◆ About this task
Beginning with the line that holds "out->bytes = bytes;", retype the rest of the listing exactly, last line included.

◆ Records
template <typename T> struct Vec16;
template <> struct Vec16<float> { static constexpr int N = 4; };
template <> struct Vec16<bf16_t> { static constexpr int N = 8; };
__device__ __forceinline__ void store_vec(float* p, const float* y) { *reinterpret_cast<float4*>(p) = make_float4(y[0], y[1], y[2], y[3]); }
__device__ __forceinline__ void store_vec(bf16_t* p, const float* y) {
    bf16x8 q;
#pragma unroll
    for (int e = 0; e < 8; ++e) q[e] = (bf16_t)y[e];
    *reinterpret_cast<bf16x8*>(p) = q;
}
__device__ __forceinline__ void load_vec(const float* p, float* x) {
    const float4 q = *reinterpret_cast<const float4*>(p);
    x[0] = q.x; x[1] = q.y; x[2] = q.z; x[3] = q.w;
}
__device__ __forceinline__ void load_vec(const bf16_t* p, float* x) {
// ... 1771 lines not shown
#pragma unroll
    for (int j = 0; j < P::D; ++j)
        if (j < nmy) issue(j);
    for (int i = 0; i < nmy; ++i) {
        pipe_wait_tile<P::D, P::ND, P::NS>(i, nmy);
        barrier_nodrain();
        if (i + P::D < nmy) issue(i + P::D);
        if (i > 0) copy_out(i - 1);
        const bf16_t* xs = reinterpret_cast<const bf16_t*>(xring + (size_t)(i % P::NSX) * P::x_bytes);
        f32x4 acc[P::MT][P::NI];
#pragma unroll
        for (int mt = 0; mt < P::MT; ++mt)
#pragma unroll
            for (int ni = 0; ni < P::NI; ++ni) acc[mt][ni] = f32x4{0.f, 0.f, 0.f, 0.f};
        bf16x8 xf[2][P::NI];
        static_for<P::NI>([&](auto nic) {
            constexpr int ni = decltype(nic)::value;
            lds_read_async_b128<ni * 2 * P::XREG>(xf[0][ni], xs + bk[0] / sizeof(bf16_t));
        });
        static_for<P::KS>([&](auto ksc) {
            constexpr int ks = decltype(ksc)::value, b = ks & 1;
            if constexpr (ks + 1 < P::KS) {
                static_for<P::NI>([&](auto nic) {
                    constexpr int ni = decltype(nic)::value;
                    lds_read_async_b128<ni * 2 * P::XREG>(xf[1 - b][ni], xs + bk[ks + 1] / sizeof(bf16_t));
                });
                lds_wait_n<P::NI>();
            } else {
                lds_wait_n<0>();
                if (P::C % 32 != 0) {
#pragma unroll
                    for (int ni = 0; ni < P::NI; ++ni) xf[b][ni] = klast_ok ? xf[b][ni] : bf16x8{};
                }
            }
#pragma unroll
            for (int mt = 0; mt < P::MT; ++mt)
#pragma unroll
                for (int ni = 0; ni < P::NI; ++ni) mma_step(acc[mt][ni], wf[mt][ks], xf[b][ni]);
        });
        bf16_t* sl = reinterpret_cast<bf16_t*>(sring + (size_t)(i % P::NSS) * P::s_bytes + ebase);
        const float* bnl = bn + 4 * lq;
        auto eoff = [&](int mt) {
            int t = 2 * mt + erot;
            t = t >= P::NG ? t - P::NG : t;
            return t * 8;
        };
        bf16x8 ev[2][P::NI];
        f32x4 scv[2], shv[2];
        auto eread = [&](auto mtc) {
            constexpr int mt = decltype(mtc)::value, eb = mt & 1;
            const bf16_t* p = sl + eoff(mt);
            static_for<P::NI>([&](auto nic) {
                constexpr int ni = decltype(nic)::value;
                lds_read_async_b128<ni * 32 * P::NG * 16>(ev[eb][ni], p);
            });
            lds_read_async_f32x4<0>(scv[eb], bnl + mt * 16);
            lds_read_async_f32x4<P::C2 * 4>(shv[eb], bnl + mt * 16);
        };
        eread(std::integral_constant<int, 0>{});
        static_for<P::MT>([&](auto mtc) {
            constexpr int mt = decltype(mtc)::value, b = mt & 1;
            if constexpr (mt + 1 < P::MT) {
                eread(std::integral_constant<int, mt + 1>{});
                lds_wait_n<P::NI + 2>();
            } else {
                lds_wait_n<0>();
            }
            bf16_t* p = sl + eoff(mt) + (lq & 1) * 4;
            static_for<P::NI>([&](auto nic) {
                constexpr int ni = decltype(nic)::value;
                const bf16x4 sk = (lq & 1) ? __builtin_shufflevector(ev[b][ni], ev[b][ni], 4, 5, 6, 7)
                                           : __builtin_shufflevector(ev[b][ni], ev[b][ni], 0, 1, 2, 3);
                bf16x4 q;
#pragma unroll
                for (int r = 0; r < 4; ++r) q[r] = (bf16_t)(fmaxf(fmaf(acc[mt][ni][r], scv[b][r], shv[b][r]), 0.f) * (float)sk[r]);
                lds_write_async_b64(p + ni * 32 * P::NG * 8, q);
            });
        });
    }
    barrier_nodrain();
    copy_out(nmy - 1);
}

#ifndef ALSEP_F16_TU
#include "tdfnet_f32s.h"
#endif

struct DevBuf {
    void* p = nullptr;
    size_t bytes = 0;
};

struct ConvLayer {
    DevBuf w, scale, shift;
    DevBuf w_big;
    DevBuf w_mq;
    DevBuf w_ac;
    int cin = 0, cout = 0;
    bool dma_path = false;
    int split = 0;
    unsigned* range_flag = nullptr;
};
struct GemmLayer {
    DevBuf w, bias, scale, shift;
    int M = 0, K = 0, Kp = 0, Mp = 0;
    bool has_bias = false;
    bool split = false;
    unsigned* range_flag = nullptr;
    bool dma_path = false;
    DevBuf wfrag;
    DevBuf wwide;
};
struct Block {
    std::vector<ConvLayer> tfc;
    std::vector<GemmLayer> tdf;
};

}

struct alsep_net {
    alsep_ctx* ctx = nullptr;
    alsep_net_config cfg{};
    int n = 0;
    bool split = false;
    DevBuf range_flag;
    std::vector<DevBuf> owned;
    DevBuf first_w, first_scale, first_shift, final_w, final_b, zero_page;
    std::vector<Block> enc, dec;
    Block bott;
    std::vector<GemmLayer> ds, us;
};

namespace {

typedef std::map<std::string, std::vector<float>> TensorMap;

template <typename T> T host_cast(float v);
template <> float host_cast<float>(float v) { return v; }
template <> bf16_t host_cast<bf16_t>(float v) { return (bf16_t)v; }

int upload(alsep_net* net, const void* src, size_t bytes, DevBuf* out) {
    void* d = nullptr;
    if (hipMalloc(&d, bytes ? bytes : 16) != hipSuccess) return alsep_fail(net->ctx, ALSEP_ERR_NOMEM, "hipMalloc(%zu) failed", bytes);
    out->p = d;
    out->bytes = bytes;
    net->owned.push_back(*out);
    if (bytes) ALSEP_HIP(net->ctx, hipMemcpy(d, src, bytes, hipMemcpyHostToDevice));
    return ALSEP_OK;
}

◆ Result
    out->bytes = bytes;
    net->owned.push_back(*out);
    if (bytes) ALSEP_HIP(net->ctx, hipMemcpy(d, src, bytes, hipMemcpyHostToDevice));
    return ALSEP_OK;
}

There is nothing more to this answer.